Том 1. Рассказы 1906-1910 (Грин) - страница 170

IV

Или, вернее сказать, я не был еще уверен окончательно, чья это спальня – Ольги или посторонней, незнакомой мне женщины. Произошло какое-то неожиданное и странное перемещение хорошо известных предметов. Прежде всего – свет. Жена моя, засыпая, никогда не оставляла огня в комнате. Теперь же по стенам и потолку разливался слабый, желтоватый отблеск, проникавший из неизвестного источника. Большое зеркало из трех овальных стекол, висевшее раньше на стене, соединявшей обе комнаты, очутилось теперь вместе с маленьким мягким диваном против меня, и сбоку его висела прибитая булавками картинка, рисованная карандашом. Картинка изображала мельницу, еловый лес, плоты, и раньше этого рисунка, как я хорошо помню, у Ольги никогда не было. Все остальные предметы сохраняли прежнее положение.

Но больше всего удивило меня то обстоятельство, что Ольга или женщина, которую я принимал за Ольгу, хозяйка этой комнаты, лежала на диване, одетая и, по-видимому, крепко спала. Я сильно сконфузился, мелькнула мысль, что это действительно незнакомое мне лицо, что она может проснуться и испугаться, увидя у себя в поздний ночной час дрожащего, полусонного мужчину босиком и в нижнем белье. Однако неудержимое любопытство преодолело стыд и заставило меня подойти ближе к дивану.

Женщина спала, несомненно, и крепко. Кофточка на ее груди была расстегнута; из-за лифа вместе с кружевом рубашки просвечивало нежное, розоватое тело. Вглядевшись пристальнее, я убедился, что это действительно Ольга, подошел смелее и тронул ее за плечо.

Она зашевелилась, проснулась, но, прежде чем открыть глаза, хихикнула гадкой, хитрой, больно уколовшей меня улыбкой. И затем уже, медленно вздрогнув ресницами, подняла к моему лицу непроницаемый, омерзительный взгляд совершенно зеленых, как трава, лукавых, немых глаз.

Я вздрогнул от непонятного, таинственного предчувствия грядущего страха, непостижимого и панического. Взял ее за холодную, гибко поддавшуюся руку и сказал:

– Пойдем, но не надо. Вставай, но не лежи.

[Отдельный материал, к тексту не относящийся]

@@ -726,20 +733,29 @@
 static void sort_tiles(hipStream_t s, K* d, uint32_t n) {
   constexpr uint32_t L = 1024u * E;
   hipLaunchKernelGGL((k_bitonic_tile<K, E>), dim3(n / L), dim3(1024), 0, s, d, 0u, 1);
+  constexpr uint32_t logL = 10u + (E == 1 ? 0u : E == 2 ? 1u : E == 4 ? 2u : 3u);
+  static_assert((1u << logL) == L, "tile size");
+  constexpr uint32_t kCols = 64;
   for (uint32_t k = 2 * L; (k >> 1) < n; k <<= 1) {
     uint32_t j = k >> 1;
-    for (; j >= 8 * L; j >>= 4) {
+    for (; j >= 8 * kCols * L; j >>= 4) {
       const uint32_t nq = lower_count(n, 2 * j, j >> 3);
       hipLaunchKernelGGL(k_bitonic_global4<K>, dim3((nq + 255) / 256), dim3(256), 0, s, d, n, k, j, nq);
     }
-    for (; j >= 2 * L; j >>= 2) {
+    for (; j >= 2 * kCols * L; j >>= 2) {
       const uint32_t nq = lower_count(n, 2 * j, j >> 1);
       hipLaunchKernelGGL(k_bitonic_global2<K>, dim3((nq + 255) / 256), dim3(256), 0, s, d, n, k, j, nq);
     }
-    if (j >= L) {
+    if (j >= kCols * L) {
       const uint32_t np = lower_count(n, 2 * j, j);
       hipLaunchKernelGGL(k_bitonic_global<K>, dim3((np + 255) / 256), dim3(256), 0, s, d, n, k, j, np);
+      j >>= 1;
     }
+    uint32_t logM = 1;
+    while ((L << logM) < 2 * j) ++logM;
+    const uint32_t blocks = (n + 2 * j - 1) / (2 * j), sets = 1u << (logL + logM - 10u);
+    hipLaunchKernelGGL(k_bitonic_global_lds<K>, dim3(blocks * sets), dim3(1024), 0, s, d, n, logM, logL,
+                       (j << 1) == k ? 1u : 0u);
     hipLaunchKernelGGL((k_bitonic_tile<K, E>), dim3(n / L), dim3(1024), 0, s, d, k, 0);
   }
 }
@@ -887,8 +903,7 @@
     hipLaunchKernelGGL(k_m1a, dim3(e.Q), dim3(256), (e.cm + 1) * sizeof(GroupM) + GVS_MA_EXTRA_LDS, s, margs2(h, e));
   } else if (fuse) {
     M21Args fa{e.m2_args, margs2(h, e), &e.gscal->error};
-    hipLaunchKernelGGL(k_m21x, dim3(e.Q), dim3(256), e.Sr * sizeof(uint4) + 2 * (e.cm + 1) * sizeof(GroupM), s,
-                       fa);
+    hipLaunchKernelGGL(k_m21x, dim3(e.Q), dim3(256), m21_lds(e.Sr, e.cm), s, fa);
     hipLaunchKernelGGL(k_err_fold, dim3(1), dim3(64), 0, s, e.scal, &e.gscal->error);
     e.m2_pending = false;
   } else {
@@ -2801,6 +2816,16 @@
   return GVS_OK;
 }
 
+int gvs_test_sort_keys(gvs_handle* h, void* dev_keys, uint32_t n, uint32_t key_bytes) {
+  if (!h || !dev_keys || (key_bytes != 8 && key_bytes != 16)) return GVS_ERR_INVALID_ARG;
+  if (n < 1024 || n % 1024) return GVS_ERR_INVALID_ARG;
+  const int r = key_bytes == 8 ? sort_keys<uint64_t, 1>(h, static_cast<uint64_t*>(dev_keys), n)
+                               : sort_keys<Key128, 1>(h, static_cast<Key128*>(dev_keys), n);
+  if (r) return r;
+  GVS_HIP(h, hipStreamSynchronize(h->stream));
+  return GVS_OK;
+}
+
 gvs_handle* gvs_oram_test_handle(gvs_oram* o) { return o ? o->h : nullptr; }
 gvs_handle* gvs_omap_test_handle(gvs_omap* m) { return m ? m->h : nullptr; }
 
diff --git a/grapevine_amd/csrc/gvs_kernels.h b/grapevine_amd/csrc/gvs_kernels.h
--- a/grapevine_amd/csrc/gvs_kernels.h
+++ b/grapevine_amd/csrc/gvs_kernels.h
@@ -180,6 +180,37 @@
   const bool sw = key_lt(b, a);
   data[i] = key_sel(sw, b, a);
   data[pj] = key_sel(sw, a, b);
+}
+
+template <typename K>
+__global__ __launch_bounds__(1024) void k_bitonic_global_lds(K* data, uint32_t n, uint32_t logM,
+                                                             uint32_t logL, uint32_t mirror) {
+  __shared__ K s[1024];
+  const uint32_t t = threadIdx.x;
+  const uint32_t logC = 10u - logM, C = 1u << logC, M = 1u << logM;
+  const uint32_t sets = 1u << (logL - logC);
+  const uint32_t f = blockIdx.x & (sets - 1u);
+  const uint32_t base = (blockIdx.x >> (logL - logC)) << (logM + logL);
+  const uint32_t c = t >> logC, x = t & (C - 1u);
+  const bool up = (mirror != 0u) & (c >= (M >> 1));
+  const uint32_t ff = up ? sets - 1u - f : f;
+  const uint32_t gi = base + (c << logL) + (ff << logC) + x;
+  const bool live = gi < n;
+  if (live) s[t] = data[gi];
+  __syncthreads();
+  for (uint32_t j = 512u; j >= C; j >>= 1) {
+    if (t < 512u) {
+      const uint32_t i = ((t / j) * 2u * j) + (t % j);
+      const uint32_t pj = ((mirror != 0u) & (j == 512u)) ? i ^ 1023u : i + j;
+      const bool lv = base + ((pj >> logC) << logL) < n;
+      const K a = s[i], b = s[pj];
+      const bool sw = lv & key_lt(b, a);
+      s[i] = key_sel(sw, b, a);
+      s[pj] = key_sel(sw, a, b);
+    }
+    __syncthreads();
+  }
+  if (live) data[gi] = s[t];
 }
 
 
diff --git a/grapevine_amd/csrc/gvs_mtx.h b/grapevine_amd/csrc/gvs_mtx.h
--- a/grapevine_amd/csrc/gvs_mtx.h
+++ b/grapevine_amd/csrc/gvs_mtx.h
@@ -756,6 +756,126 @@
   const uint32_t* gerr;
 };
 
+__device__ inline GroupM group_of_lines(uint4 x, uint4 h, int l0) {
+  const uint4 r0 = x, r1 = shfl4(x, l0 + 1), r2 = shfl4(x, l0 + 2);
+  GroupM G;
+  G.hi = u4lo(r2);
+  G.glo = u4hi(r2);
+  G.n_del = r0.z;
+  G.n_create = r0.w;
+  G.fcs = r1.y;
+  G.len = 0;
+  G.slot = -1;
+  G.flags = 0;
+  G.fl = 0;
+  G.n_succ = h.y;
+  G.mlo = h.z;
+  G.mhi = h.w;
+  G.head = r1.z;
+  G.pad = 0;
+  return G;
+}
+__device__ inline void load_groups_pair(const MArgs& a, const MArgs& b, uint32_t q, GroupM* g, GroupM* g1,
+                                        uint32_t* s_cnt) {
+  const uint32_t lane = lane_id(), wave = threadIdx.x >> 6, sub = lane & 7u;
+  const int l0 = (int)(lane & ~7u);
+  const uint4 zero = make_uint4(0, 0, 0, 0);
+  uint32_t na = 0, nb = 0;
+  for (uint32_t k0 = wave * 8; k0 < a.cm; k0 += 64) {
+    const bool two = k0 + 32 < a.cm;
+    const uint32_t ka = k0 + (lane >> 3), kb = ka + 32;
+    const uint64_t ga = (uint64_t)q * a.cm + min(ka, a.cm - 1u), gb = (uint64_t)q * a.cm + min(kb, a.cm - 1u);
+    const uint4 xa = a.gtx[ga * 8 + sub], ha = a.m2tx[ga * kVLineU4 + sub], ya = b.gtx[ga * 8 + sub];
+    uint4 xb = zero, hb = zero, yb = zero;
+    if (two) {
+      xb = a.gtx[gb * 8 + sub];
+      hb = a.m2tx[gb * kVLineU4 + sub];
+      yb = b.gtx[gb * 8 + sub];
+    }
+    const GroupM Ga = group_of_lines(xa, ha, l0), Ga1 = group_of_lines(ya, zero, l0);
+    const GroupM Gb = group_of_lines(xb, hb, l0), Gb1 = group_of_lines(yb, zero, l0);
+    const bool wa = (sub == 0u) & (ka < a.cm), wb = (sub == 0u) & two & (kb < a.cm);
+    if (wa) {
+      g[ka] = Ga;
+      g1[ka] = Ga1;
+    }
+    if (wb) {
+      g[kb] = Gb;
+      g1[kb] = Gb1;
+    }
+    na += (uint32_t)__popcll(__ballot(wa & (xa.x == a.stamp))) + (uint32_t)__popcll(__ballot(wb & (xb.x == a.stamp)));
+    nb += (uint32_t)__popcll(__ballot(wa & (ya.x == b.stamp))) + (uint32_t)__popcll(__ballot(wb & (yb.x == b.stamp)));
+  }
+  if (lane == 0) {
+    s_cnt[wave] = na;
+    s_cnt[4 + wave] = nb;
+  }
+}
+
+__device__ inline void admit_groups_wide(GroupM* g, uint32_t ng, uint32_t cm, uint32_t freeq) {
+  uint32_t lp = 0;
+  while (lp < 6 && (cm << (lp + 1)) <= 256u) ++lp;
+  const uint32_t P = 1u << lp, per = (cm + P - 1) >> lp;
+  for (uint32_t w0 = 0; w0 < (cm << lp); w0 += 256) {
+    const uint32_t w = w0 + threadIdx.x;
+    const bool own = w < (cm << lp);
+    const uint32_t k = min(w >> lp, cm - 1u), part = w & (P - 1u);
+    GroupM& G = g[k];
+    const GroupFields f = group_fields(G);
+    const bool real = k < ng;
+    const uint32_t len1 = len_after_pops(f, real);
+    const bool exists1 = len1 > 0;
+    const bool isnew = real & !exists1 & (f.n_create > 0);
+    uint32_t rank = 0;
+    for (uint32_t i = 0; i < per; ++i) {
+      const uint32_t k2 = (i << lp) + part;
+      const GroupFields h = group_fields(g[min(k2, cm - 1u)]);
+      const bool r2 = k2 < ng;
+      const uint32_t hl = len_after_pops(h, r2);
+      rank += (r2 & (hl == 0) & (h.n_create > 0) & (h.fcs < f.fcs)) ? 1u : 0u;
+    }
+    for (uint32_t m = 1; m < P; m <<= 1) rank += (uint32_t)__shfl_xor((int)rank, (int)m);
+    if (own & (part == 0u)) {
+      G.fl = len1;
+      G.flags = (exists1 ? 1u : 0u) | ((isnew & (rank < freeq)) ? 2u : 0u);
+    }
+  }
+}
+
+struct FlagScan {
+  uint64_t m[kSrMax / 256];
+};
+__device__ inline FlagScan flag_scan_begin(const uint8_t* flag, uint32_t n, uint32_t* s_wn) {
+  const uint32_t tid = threadIdx.x, lane = lane_id(), wave = tid >> 6;
+  FlagScan fs;
+#pragma unroll
+  for (uint32_t p = 0; p < (uint32_t)kSrMax / 256; ++p) {
+    const uint32_t i = p * 256 + tid;
+    const bool f = i < n && flag[i];
+    fs.m[p] = __ballot(f);
+    if (lane == 0) s_wn[p * 4 + wave] = (uint32_t)__popcll(fs.m[p]);
+  }
+  return fs;
+}
+__device__ inline void flag_scan_finish(const FlagScan& fs, uint32_t n, uint16_t* out, const uint32_t* s_wn) {
+  const uint32_t tid = threadIdx.x, wave = tid >> 6;
+  uint32_t carry = 0;
+#pragma unroll
+  for (uint32_t p = 0; p < (uint32_t)kSrMax / 256; ++p) {
+    uint32_t off = 0, tot = 0;
+#pragma unroll
+    for (uint32_t w = 0; w < 4; ++w) {
+      const uint32_t c = s_wn[p * 4 + w];
+      off += w < wave ? c : 0u;
+      tot += c;
+    }
+    const uint32_t i = p * 256 + tid;
+    if (i < n) out[i] = (uint16_t)(carry + off + mbcnt64(fs.m[p]));
+    carry += tot;
+  }
+  if (tid == 0) out[n] = (uint16_t)carry;
+}
+
 __global__ __launch_bounds__(256) void k_m21x(M21Args A) {
   const MArgs& a = A.w;
   const MArgs& b = A.r;
@@ -773,10 +893,10 @@
   __shared__ uint8_t s_gflag[kGroupMax + 1];
   __shared__ int16_t s_pend[kGroupMax + 1];
   __shared__ uint8_t s_ld[kGroupMax + 1];
-  __shared__ uint32_t s_w[4], s_ng, s_occ, s_delta, s_tw[kRowWaves];
+  __shared__ uint32_t s_wa[16], s_wb[16], s_cnt[8], s_occ, s_delta, s_tw[kRowWaves];
   __shared__ int16_t s_sg1[kSrMax];
   __shared__ uint8_t s_occb1[kSrMax];
-  __shared__ uint32_t s_ng1, s_occ1, s_empt1, s_tw1[kRowWaves];
+  __shared__ uint32_t s_occ1, s_empt1, s_tw1[kRowWaves];
   __shared__ uint8_t s_tf1[kGroupMax];
   __shared__ uint16_t s_tp1[kGroupMax + 1];
   __shared__ int16_t s_tl1[kGroupMax];
@@ -789,13 +909,25 @@
   uint4* side = a.side + (uint64_t)q * a.Sr;
   uint4 va[kMU], vb[kMU];
   load_rows(va, part, wave * kMU, a.Sr);
-  const uint32_t ng = load_groups(a, q, g, &s_ng, true);
+  uint4 sd0 = make_uint4(0, 0, 0, 0);
+  if (wave * 64 < a.Sr) sd0 = side[min(tid, a.Sr - 1u)];
+  load_groups_pair(a, b, q, g, g1, s_cnt);
+  if (tid < a.Sr) s_side[tid] = sd0;
+  for (uint32_t j = 256 + tid; j < a.Sr; j += 256) s_side[j] = side[j];
   if (tid == 0) {
     s_occ = 0;
     s_delta = 0;
-  }
-  __syncthreads();
-  side_prepass_m(a, q, g, ng, s_sg, s_occb, &s_occ, s_side);
+    s_occ1 = 0;
+    s_empt1 = 0;
+  }
+  if (tid < kRowWaves) {
+    s_tw[tid] = 0;
+    s_tw1[tid] = 0;
+  }
+  __syncthreads();
+  const uint32_t ng = s_cnt[0] + s_cnt[1] + s_cnt[2] + s_cnt[3];
+  const uint32_t ng1 = s_cnt[4] + s_cnt[5] + s_cnt[6] + s_cnt[7];
+  side_prepass_m(a, q, g, ng, s_sg, s_occb, &s_occ, nullptr, s_side);
   __syncthreads();
   for (uint32_t k = tid; k < a.cm; k += 256) {
     GroupM& G = g[k];
@@ -817,8 +949,12 @@
     s_flag[j] = (!occ || (k >= 0 && g[k].fl == 0)) ? 1 : 0;
   }
   __syncthreads();
-  block_flag_scan(s_flag, a.Sr, s_pfx, s_w);
-  block_flag_scan(s_gflag, a.cm, s_gpfx, s_w);
+  {
+    const FlagScan fr = flag_scan_begin(s_flag, a.Sr, s_wa), fg = flag_scan_begin(s_gflag, a.cm, s_wb);
+    __syncthreads();
+    flag_scan_finish(fr, a.Sr, s_pfx, s_wa);
+    flag_scan_finish(fg, a.cm, s_gpfx, s_wb);
+  }
   for (uint32_t k = tid; k < a.cm; k += 256)
     s_pend[s_gflag[k] ? s_gpfx[k] : (uint32_t)kGroupMax] = (int16_t)k;
   __syncthreads();
@@ -826,30 +962,13 @@
   if (tid == 0 && npend > s_pfx[a.Sr]) atomicOr(&a.scal->error, 2u);
   for (uint32_t j = tid; j < a.Sr; j += 256) {
     const int16_t cand = s_pend[min((uint32_t)s_pfx[j], (uint32_t)kGroupMax)];
-    s_place[j] = (s_flag[j] && s_pfx[j] < npend) ? cand : (int16_t)-1;
+    const int pl = (s_flag[j] && s_pfx[j] < npend) ? cand : (int16_t)-1;
+    s_place[j] = (int16_t)pl;
     const int k = s_sg[j];
     atomicSub(&s_delta, (k >= 0 && g[k >= 0 ? k : 0].fl == 0) ? 1u : 0u);
-  }
-  if (tid == 0) atomicAdd(&s_delta, npend);
-  if (tid < kRowWaves) s_tw[tid] = 0;
-  __syncthreads();
-  for (uint32_t j = tid; j < a.Sr; j += 256) {
-    const int k = s_sg[j], pl = s_place[j];
     const int ge = pl >= 0 ? pl : k;
     s_ld[ge >= 0 ? (uint32_t)ge : (uint32_t)kGroupMax] = 1;
     atomicAdd(&s_tw[(j / kMU) % kRowWaves], ge >= 0 ? 1u : 0u);
-  }
-  __syncthreads();
-  for (uint32_t k = tid; k < a.cm; k += 256) s_gflag[k] = s_ld[k] ? 0 : 1;
-  __syncthreads();
-  block_flag_scan(s_gflag, a.cm, s_gpfx, s_w);
-  for (uint32_t k = tid; k < a.cm; k += 256)
-    if (s_gflag[k]) s_pend[s_gpfx[k]] = (int16_t)k;
-  __syncthreads();
-  const uint32_t nfree = s_gpfx[a.cm];
-  for (uint32_t j = tid; j < a.Sr; j += 256) {
-    const int k = s_sg[j], pl = s_place[j];
-    const int ge = pl >= 0 ? pl : k;
     const GroupM& G = g[ge >= 0 ? (uint32_t)ge : 0u];
     const uint32_t fl = G.fl;
     const uint64_t w1 = (G.glo << 23) | ((uint64_t)fl << 1) | 1ull;
@@ -858,28 +977,26 @@
                            make_uint4(0, 0, 0, 0));
     s_side[j] = sel4(ge >= 0, nsd, s_side[j]);
   }
-  __syncthreads();
-  const uint32_t ng1 = load_groups(b, q, g1, &s_ng1, false);
-  if (tid == 0) {
-    s_occ1 = 0;
-    s_empt1 = 0;
-  }
-  __syncthreads();
+  if (tid == 0) atomicAdd(&s_delta, npend);
+  __syncthreads();
+  for (uint32_t k = tid; k < a.cm; k += 256) s_gflag[k] = s_ld[k] ? 0 : 1;
+  const FlagScan ff = flag_scan_begin(s_gflag, a.cm, s_wb);
   side_prepass_m(b, q, g1, ng1, s_sg1, s_occb1, &s_occ1, nullptr, s_side);
   __syncthreads();
+  flag_scan_finish(ff, a.cm, s_gpfx, s_wb);
+  for (uint32_t k = tid; k < a.cm; k += 256)
+    if (s_gflag[k]) s_pend[s_gpfx[k]] = (int16_t)k;
   count_empty(g1, ng1, b.cm, &s_empt1);
-  __syncthreads();
-  admit_groups(g1, ng1, b.cm, (b.Sr - s_occ1) + s_empt1);
-  __syncthreads();
-  if (tid < kRowWaves) s_tw1[tid] = 0;
-  __syncthreads();
   for (uint32_t j = tid; j < b.Sr; j += 256) atomicAdd(&s_tw1[(j / kMU) % kRowWaves], s_sg1[j] >= 0 ? 1u : 0u);
   for (uint32_t k = tid; k < b.cm; k += 256)
     s_tf1[k] = ((k < ng1) & ((int32_t)group_fields(g1[k]).slot >= 0)) ? 0 : 1;
-  __syncthreads();
-  block_flag_scan(s_tf1, b.cm, s_tp1, s_w);
+  const FlagScan ft = flag_scan_begin(s_tf1, b.cm, s_wa);
+  __syncthreads();
+  const uint32_t nfree = s_gpfx[a.cm];
+  flag_scan_finish(ft, b.cm, s_tp1, s_wa);
   for (uint32_t k = tid; k < b.cm; k += 256)
     if (s_tf1[k]) s_tl1[s_tp1[k]] = (int16_t)k;
+  admit_groups_wide(g1, ng1, b.cm, (b.Sr - s_occ1) + s_empt1);
   __syncthreads();
   const uint32_t nfree1 = s_tp1[b.cm];
 #if GVS_DIAG_M21 == 2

Сейчас нельзя припомнить, зачем это было сказано. Но тогда я знал, что слова мои важны, значительны, имеют какой-то особый, понятный лишь ей и мне смысл. Она лежала неподвижно, гадко улыбаясь, и притягивающе глядела сквозь мою голову в дальний, закрытый тьмой угол комнаты.

Тысячи голосов, испуганных, захлебнувшихся ужасом, содрогнулись во мне звонкими, истерическими выкликами, подступая к горлу и сотрясая все тело той самой горячечной, туманящей сознание дрожью, которую я испытал во сне. Как будто молния ударила в комнату и, ослепив глаза, показала весь ужас, всю тайну творящегося вокруг. Тут только я заметил, что у Ольги не русые, как всегда, а неприятно-металлически золотистые волосы, что она – и она и не она.